Date: Tue, 19 Jun 2001 17:34:24 -0400 From: Bosko Milekic <bmilekic@technokratis.com> To: Mike Silbersack <silby@silby.com> Cc: freebsd-net@FreeBSD.ORG Subject: Re: tcp template removal / scalability patch Message-ID: <20010619173424.A8399@technokratis.com> In-Reply-To: <20010619121337.C77484-300000@achilles.silby.com>; from silby@silby.com on Tue, Jun 19, 2001 at 12:19:19PM -0500 References: <20010619121337.C77484-300000@achilles.silby.com>
next in thread | previous in thread | raw e-mail | index | archive | help
On Tue, Jun 19, 2001 at 12:19:19PM -0500, Mike Silbersack wrote:
> As suggested by Terry, I've cooked up a patch which halts the use of mbufs
> for storing tcp template structures. The structure was only used in two
> places; tcp_output.c when sending packets, and tcp_timer.c when sending
> keepalives. tcp_output now pulls the info directly from the tcpcb, while
> tcp_timer creates a short-term tcp template that is destroyed after use.
>
> The end result is that rather than 1 mbuf being the minimum used per
> connection, 0 mbufs is now the minimum. As a result, those with boxes
> handling a lot of connections should see greatly reduced mbuf usage.
Cool!
> I've attached two patches; one for current, and one for stable. Please
> review / test, _especially_ if you're using IPv6 or IPSec - while those
> cases look correct, I'm not running either and haven't tested them.
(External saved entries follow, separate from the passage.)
## Add lazy read-only correlation map path deferring interior Gram updates via event log

Adds a lazy pursuit kernel variant in which interior map rows are no longer written back after each atom selection. Selected atoms are logged, and when a window is loaded their contributions are reapplied on the fly through an extra TMA-loaded Gram row, plus direct loads for further overlapping events. Only band rows near the signal edges are stored. The log is flushed to global memory when there are too many overlaps or when the run pauses, and runner-up values are saved so tie detection still works. The aim is to remove per-iteration global write-back traffic, at the cost of extra Gram reads, a larger staging ring and considerable added complexity.

```diff
diff --git a/hierarchical_sparse_coding_b200/csrc/engine.cu b/hierarchical_sparse_coding_b200/csrc/engine.cu
--- a/hierarchical_sparse_coding_b200/csrc/engine.cu
+++ b/hierarchical_sparse_coding_b200/csrc/engine.cu
@@ -310,6 +310,8 @@
     a.cand_t = (int*)(e->ws + l.off_cand_t); a.cand_k = (int*)(e->ws + l.off_cand_k); a.cand_c = (real*)(e->ws + l.off_cand_c);
     a.prof = nullptr;
     a.locomp_scratch = nullptr;
+    a.lazy = 0;
+    a.runner = (unsigned*)(e->ws + l.off_keys);
     {
         static const char* rr_env = getenv("HSC_RERANK");
         double tol = e->opt.rerank_tolerance < 0.0 ? 4e-6 : e->opt.rerank_tolerance;
@@ -333,6 +335,11 @@
     int rps = 1;
     const size_t row_bytes = (size_t)e->K * sizeof(real);
     const int NW = variant == 6 ? 4 : 8;
+    const char* ro_env = getenv("HSC_K2_READONLY_MAP");
+    const bool lazy_shape = (!ro_env || atoi(ro_env) != 0) && sizeof(real) == 4 && e->opt.method == 0 && variant == 4 && tma_mode && !(e->opt.use_weights && e->w_dev) &&
+                            e->opt.nb_blocks == 1 && e->opt.coef_mode == 1 && e->T <= 65536 && (e->K * sizeof(real)) / 16 >= 32 &&
+                            (size_t)e->K * (2 * e->L - 1) * e->K * sizeof(real) <= 64ull * 1024 * 1024;
+    const int stage_rows = lazy_shape ? 3 : 2;
     if (tma_mode && variant != 0 && row_bytes % 16 == 0) {
         const int VN = 16 / (int)sizeof(real);
         const int nvec = (int)e->K / VN;
@@ -340,7 +347,7 @@
         const int W = 2 * (int)e->L - 1;
         const int rpw = 32 / gv;
         if (variant == 6 && (size_t)NW * 3 * 2 * 2 * rpw * row_bytes <= 48 * 1024 && W >= 2 * NW * 2 * rpw) rps = 2;
-        const size_t stage = (size_t)NW * 2 * rpw * rps * row_bytes;
+        const size_t stage = (size_t)NW * stage_rows * rpw * rps * row_bytes;
         const int steps = (W + NW * rpw * rps - 1) / (NW * rpw * rps);
         int ns = (int)((48 * 1024) / stage);
         if (ns < 2) ns = (int)((72 * 1024) / stage);
@@ -419,6 +426,10 @@
     const bool smh = (dyn_smem > 0 || tiny_row) && smh_mode && sizeof(real) == 4 && l.G1 == 128 && slots_fit && (l.G1 % 32) == 0 &&
                      (2 * e->L - 1 + l.G1 - 1) / l.G1 + 1 <= kDirtyMax && (long long)l.G1 * e->K < (1ll << 32);
     if (smh) dyn_smem += (size_t)l.n2 * sizeof(unsigned long long) + slot3_bytes;
+    if (lazy_shape && smh && a.row32 && a.tma_stages >= 1 && (size_t)a.tma_bytes >= (size_t)kLazyLogCap * 8 && l.n2 <= kSlotMax) {
+        a.lazy = 1;
+        dyn_smem += kLazySmemBytes;
+    }
     {
         static const int smem_kb = getenv("HSC_K2_SMEM_KB") ? atoi(getenv("HSC_K2_SMEM_KB")) : 0;
         if (smem_kb > 0 && dyn_smem > 0 && dyn_smem < (size_t)smem_kb * 1024) dyn_smem = (size_t)smem_kb * 1024;
@@ -442,7 +453,12 @@
             else HSC_LAUNCH_K2(128, 4, 2, false, false, 1);
             break;
         default:
-            if (tiny_row && smh) HSC_LAUNCH_K2(256, 4, 2, false, true, 1);
+            if (a.lazy && sizeof(real) == 4) {
+                const MpArgs<float>& af = reinterpret_cast<const MpArgs<float>&>(a);
+                HSC_CUDA(e, cudaFuncSetAttribute(pursuit_kernel_ro<256, 4>, cudaFuncAttributeMaxDynamicSharedMemorySize, (int)dyn_smem));
+                pursuit_kernel_ro<256, 4><<<(unsigned)e->S, 256, dyn_smem, st>>>(af);
+            }
+            else if (tiny_row && smh) HSC_LAUNCH_K2(256, 4, 2, false, true, 1);
             else if (dyn_smem > 0 && smh) HSC_LAUNCH_K2(256, 4, 2, true, true, 1);
             else if (dyn_smem > 0) HSC_LAUNCH_K2(256, 4, 2, true, false, 1);
             else HSC_LAUNCH_K2(256, 4, 2, false, false, 1);
diff --git a/hierarchical_sparse_coding_b200/csrc/pursuit.cuh b/hierarchical_sparse_coding_b200/csrc/pursuit.cuh
--- a/hierarchical_sparse_coding_b200/csrc/pursuit.cuh
+++ b/hierarchical_sparse_coding_b200/csrc/pursuit.cuh
@@ -44,6 +44,8 @@
     int next_prefetch;
     int early_issue;
     float rerank_tol;
+    int lazy;
+    unsigned* runner;
 };
 
 __device__ __forceinline__ unsigned long long pack_key(float v, int row_local, int k, int K) {
@@ -496,6 +498,286 @@
     return phase;
 }
 
+constexpr int kLazyBand = 3;
+constexpr int kLazyLogCap = 768;
+constexpr int kLazyOvMax = 16;
+constexpr int kLazySmemBytes = 16 + kLazyLogCap * 2 + kLazyOvMax * 16;
+constexpr int kLazyRebuilt = (int)0x80000000;
+
+struct LazyState { int n, m; long long base; };
+
+__device__ __forceinline__ bool lazy_band_row(int r, int T, int L) { return r < kLazyBand * L || r >= T - kLazyBand * L; }
+
+struct LazyPtrs {
+    unsigned short* log; int* ov_p; int* ov_k; float* ov_c;
+    const int* evp; const int* evi; const float* evc;
+    float* map_s; unsigned* runner; unsigned char* ring;
+    __device__ __forceinline__ LazyPtrs(const MpArgs<float>& a, const LazyState& lz) {
+        extern __shared__ __align__(128) unsigned char win_smem[];
+        const long long s = blockIdx.x;
+        unsigned char* mem = reinterpret_cast<unsigned char*>(
+            (reinterpret_cast<unsigned long long>(win_smem + a.tma_bytes + 8 * a.n2 + 4 * ((a.n2 + 31) >> 5)) + 15ull) & ~15ull);
+        log = reinterpret_cast<unsigned short*>(mem);
+        ov_p = reinterpret_cast<int*>(mem + 2 * kLazyLogCap);
+        ov_k = ov_p + kLazyOvMax;
+        ov_c = reinterpret_cast<float*>(ov_k + kLazyOvMax);
+        evp = a.ev_pos + s * a.cap + lz.base;
+        evi = a.ev_idx + s * a.cap + lz.base;
+        evc = a.ev_coef + s * a.cap + lz.base;
+        map_s = a.map + s * a.T * a.K;
+        runner = a.runner + 2ll * s * a.T;
+        ring = win_smem;
+    }
+    __device__ __forceinline__ int pos(int j) const { return j < kLazyLogCap ? (int)log[j] : __ldcg(evp + j); }
+};
+
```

I've spotted some patch-related (not conceptual) things worth
mentionning, so I'll do that now and give you the conceptual review a little
later, hopefully before I leave.
> Thanks,
>
> Mike "Silby" Silbersack
> Only in netinet.old/: icmp_var.h.orig
> Only in netinet.old/: ip_icmp.c.orig
Dirty. :-)
> diff -u -r netinet.old/tcp_input.c netinet/tcp_input.c
> --- netinet.old/tcp_input.c Tue Jun 19 11:53:16 2001
> +++ netinet/tcp_input.c Tue Jun 19 11:53:25 2001
> @@ -1066,12 +1066,7 @@
> }
> FREE(sin, M_SONAME);
> }
> - tp->t_template = tcp_template(tp);
> - if (tp->t_template == 0) {
> - tp = tcp_drop(tp, ENOBUFS);
> - dropsocket = 0; /* socket is already gone */
> - goto drop;
> - }
> + tp->t_template = NULL;
> if ((taop = tcp_gettaocache(inp)) == NULL) {
> taop = &tao_noncached;
> bzero(taop, sizeof(*taop));
> Only in netinet.old/: tcp_input.c.orig
> Only in netinet.old/: tcp_input.c.rej
> diff -u -r netinet.old/tcp_output.c netinet/tcp_output.c
> --- netinet.old/tcp_output.c Tue Jun 19 11:53:16 2001
> +++ netinet/tcp_output.c Tue Jun 19 11:53:25 2001
> @@ -630,16 +630,12 @@
> m->m_len = hdrlen;
> }
> m->m_pkthdr.rcvif = (struct ifnet *)0;
> - if (tp->t_template == 0)
> - panic("tcp_output");
> +
> #ifdef INET6
> if (isipv6) {
> ip6 = mtod(m, struct ip6_hdr *);
> th = (struct tcphdr *)(ip6 + 1);
> - bcopy((caddr_t)tp->t_template->tt_ipgen, (caddr_t)ip6,
> - sizeof(struct ip6_hdr));
> - bcopy((caddr_t)&tp->t_template->tt_t, (caddr_t)th,
> - sizeof(struct tcphdr));
> + tcp_fillheaders(tp, ip6, th);
> } else
> #endif /* INET6 */
> {
> @@ -647,10 +643,7 @@
> ipov = (struct ipovly *)ip;
> th = (struct tcphdr *)(ip + 1);
> /* this picks up the pseudo header (w/o the length) */
> - bcopy((caddr_t)tp->t_template->tt_ipgen, (caddr_t)ip,
> - sizeof(struct ip));
> - bcopy((caddr_t)&tp->t_template->tt_t, (caddr_t)th,
> - sizeof(struct tcphdr));
> + tcp_fillheaders(tp, ip, th);
> }
>
> /*
> Only in netinet.old/: tcp_output.c.orig
> Only in netinet.old/: tcp_seq.h.orig
> diff -u -r netinet.old/tcp_subr.c netinet/tcp_subr.c
> --- netinet.old/tcp_subr.c Tue Jun 19 11:53:16 2001
> +++ netinet/tcp_subr.c Tue Jun 19 11:57:56 2001
> @@ -220,32 +220,27 @@
> #undef TCP_MINPROTOHDR
> }
>
> +
Unnecessary newline.
> /*
> - * Create template to be used to send tcp packets on a connection.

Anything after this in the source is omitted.